Teddy Jr.: Nie mogłem przestać się uśmiechać
Grupa Teddy Jr. zgłosiła się do konkursu "Zagraj na Life Festival Oświęcim 2012", bo chciała wystąpić przed Peterem Gabrielem. Cel osiągnęła i zagrała podczas finału, ostatniego dnia imprezy. Lider grupy podzielił się z INTERIA.PL wrażeniami z występu.
Teddy Jr. to międzynarodowy projekt założony przez holenderskiego artystę, muzyka i performera, od pseudonimu którego powstał szyld całego przedsięwzięcia. Teddy Jr. odpowiada w nim za wokal i gitarę, a towarzyszy mu dość nietypowe, zważywszy na instrumentarium, trio: Jacek Treptower - odpowiedzialny za akordeon, wiolonczelista Andy Baily oraz perkusista Paweł Kowalski.
Kwartet w swojej twórczość łączy atmosferę ulicznych pieśniarzy z kręgów singer-songwriter z duchem słowiańskiego - czasem skocznego, czasem bardziej refleksyjnego - folku.
Grupa dała się poznać szerszej publiczności dzięki udziałowi w ostatniej edycji polsatowskiego programu "Must Be The Music. Tylko Muzyka", gdzie oprócz zdobycia sympatii widzów, zwróciła na siebie uwagę krytyków muzycznych. Zwycięstwo w organizowanym przez serwis Muzzo.pl i Fundację Peace Festival konkursie jest jednym z jej największych sukcesów.
- Byłem szalenie szczęśliwy, kiedy poznałem werdykt jury. Od razu zawiadomiłem cały zespół! To jest coś, na co bardzo miałem nadzieję, ale nie mogłem tego oczekiwać, ponieważ ostatnio zdarzyło się tyle dobrych rzeczy dla nas, że obawiałem się, że tego byłoby już za dużo - dzieli się swoimi refleksjami Teddy Jr. i przyznaje: - Po ogłoszeniu wyników nie mogłem przestać się uśmiechać przez kilka kolejnych dni.
- Wygrana to dla nas duże wyróżnienie. Jestem zaszczycony, że jury złożone z takich osób jak Darek Maciborek, Ray Wilson i Michał Boroń dobrze oceniło moją muzykę, bardzo mi to schlebia. Chciałbym im za to podziękować - mówi artysta.

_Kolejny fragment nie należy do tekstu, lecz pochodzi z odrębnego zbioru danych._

template <int PASS>
__global__ void __launch_bounds__(F3DG_BLOCK)
gsort_hist_kernel(const u32* __restrict__ keys, u32 seg_len, u32 cps, u32* __restrict__ hist, const u32* __restrict__ minmax,
                  u32* __restrict__ chunk_minmax)
{
    __shared__ u32 h[F3DG_BLOCK / 64][256];
    const SegChunk ck = fixed_chunk(seg_len, cps);
    if constexpr (PASS == 0) {
        hist_chunk<u32, ShiftDigit>(keys, ck, ShiftDigit{0}, hist, h);
    } else if constexpr (PASS == 1) {
        hist_chunk<u32, ShiftDigit, true>(keys, ck, ShiftDigit{8}, hist, h, chunk_minmax + 2 * ((size_t)ck.seg * cps + ck.c));
    } else {
        u32 kbase;
        const bool compact = gsort_compact(minmax, ck.seg, kbase);
        if (!compact) {
            hist_chunk<u32, ShiftDigit>(keys, ck, ShiftDigit{8 * PASS}, hist, h);
        } else if constexpr (PASS == 2) {
            hist_chunk<u32, CompactDigit>(keys, ck, CompactDigit{kbase}, hist, h);
        } else {
            const u64 base = (u64)ck.c * F3DG_SORT_CHUNK;
            const u32 in_chunk = (u32)((ck.n - base) < (u64)F3DG_SORT_CHUNK ? (ck.n - base) : (u64)F3DG_SORT_CHUNK);
            hist[ck.obase + (u64)threadIdx.x * ck.cps + ck.c] = threadIdx.x == 0 ? in_chunk : 0u;
        }
    }
}

__global__ void __launch_bounds__(1024)
gsort_scan_kernel(u32 n_per_seg , u32 seg_len, u32* __restrict__ hist)
{
    __shared__ u32 wtot[16];
    __shared__ u32 carry_s;
    u32* h = hist + (size_t)blockIdx.x * n_per_seg;
    const u32 lane = threadIdx.x & 63u, wave = threadIdx.x >> 6;
    if (threadIdx.x == 0) carry_s = blockIdx.x * seg_len;
    __syncthreads();
    for (u32 base = 0; base < n_per_seg; base += 4096u) {
        const u32 i = base + 4u * threadIdx.x;
        uint4 v = make_uint4(0u, 0u, 0u, 0u);
        if (i < n_per_seg) v = *reinterpret_cast<const uint4*>(h + i);
        const u32 tot = v.x + v.y + v.z + v.w;
        u32 x = tot;
#pragma unroll
        for (int off = 1; off < 64; off <<= 1) {
            const u32 y = __shfl_up(x, off, 64);
            if (lane >= (u32)off) x += y;
        }
        if (lane == 63u) wtot[wave] = x;
        __syncthreads();
        u32 before = carry_s + x - tot;
        for (u32 w = 0; w < wave; w++) before += wtot[w];
        if (i < n_per_seg)
            *reinterpret_cast<uint4*>(h + i) = make_uint4(before, before + v.x, before + v.x + v.y, before + v.x + v.y + v.z);
        __syncthreads();
        if (threadIdx.x == 1023u) carry_s = before + tot;
        __syncthreads();
    }
}

__global__ void __launch_bounds__(64)
gsort_range_kernel(u32 cps, const u32* __restrict__ chunk_minmax, u32* __restrict__ minmax)
{
    u32 kmin = 0xFFFFFFFFu, kmax = 0u;
    for (u32 c = threadIdx.x; c < cps; c += 64) {
        const u32 a = chunk_minmax[2 * ((size_t)blockIdx.x * cps + c)], b = chunk_minmax[2 * ((size_t)blockIdx.x * cps + c) + 1];
        kmin = a < kmin ? a : kmin; kmax = b > kmax ? b : kmax;
    }
#pragma unroll
    for (int off = 32; off > 0; off >>= 1) {
        const u32 a = __shfl_down(kmin, off, 64), b = __shfl_down(kmax, off, 64);
        kmin = a < kmin ? a : kmin; kmax = b > kmax ? b : kmax;
    }
    if (threadIdx.x == 0) { minmax[2 * blockIdx.x] = kmin; minmax[2 * blockIdx.x + 1] = kmax; }
}

template <int PASS>
__global__ void __launch_bounds__(F3DG_BLOCK)
gsort_scatter_kernel(const u32* __restrict__ keys_in, const u32* __restrict__ vals_in, u32* __restrict__ keys_out,
                     u32* __restrict__ vals_out, u32 seg_len, u32 cps, const u32* __restrict__ offsets, const u32* __restrict__ minmax)
{
    __shared__ ScatterShared sh;
    __shared__ u32 skey[F3DG_SORT_CHUNK];
    const SegChunk ck = fixed_chunk(seg_len, cps);
    if constexpr (PASS == 0) {
        scatter_chunk<u32, true, ShiftDigit>(keys_in, vals_in, keys_out, vals_out, ck, ShiftDigit{0}, offsets, sh, skey);
    } else if constexpr (PASS == 1) {
        scatter_chunk<u32, false, ShiftDigit>(keys_in, vals_in, keys_out, vals_out, ck, ShiftDigit{8}, offsets, sh, skey);
    } else {
        u32 kbase;
        const bool compact = gsort_compact(minmax, ck.seg, kbase);
        if (!compact)
            scatter_chunk<u32, false, ShiftDigit>(keys_in, vals_in, PASS == 3 ? (u32*)nullptr : keys_out, vals_out, ck, ShiftDigit{8 * PASS}, offsets, sh, skey);
        else if constexpr (PASS == 2)
            scatter_chunk<u32, false, CompactDigit>(keys_in, vals_in, (u32*)nullptr, vals_out, ck, CompactDigit{kbase}, offsets, sh, skey);
    }
}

Zapytany czy idea festiwalu - budowanie pokojowych relacji ponad granicami kulturowymi i państwowymi oraz walka z rasizmem i antysemityzmem - miała znaczenie, gdy zgłaszał zespół do konkursu tłumaczy:
- Nie, bo o niej nie wiedziałem, ale gdy tylko poznałem ideę ucieszyłem się jeszcze bardziej. Zawsze jest dobrze wspierać takie inicjatywy, a ja sam poniekąd żyjąc w Polsce codziennie buduję takie relacje ponad podziałami kulturowymi i państwowymi z ludźmi, chociaż nie traktuję tego w ten sposób. Jestem obywatelem świata i takie granice dla mnie nie istnieją, przez co jednocześnie trochę je niweluję.
- Generalnie atmosfera podczas całego festiwalu była pozytywna, a ludzie przyjaźni. Publiczność była świetna, mimo nie najlepszej pogody. Nie miałbym nic przeciwko częstszym występom na festiwalach - śmieje się Holender i dodaje: - Żałuję jedynie, że nie mogłem zagrać dłużej przez napięty program.
Szans na ponowne spotkanie z publicznością nadarzy się jednak więcej.
- Zamierzamy grać sporo koncertów. W najbliższym czasie będzie można nas zobaczyć m. in. we Wrocławiu, Poznaniu, Stalowej Woli, Piotrkowie Trybunalskim i Krakowie, podczas Green Zoo Festival - zapowiada Teddy Jr.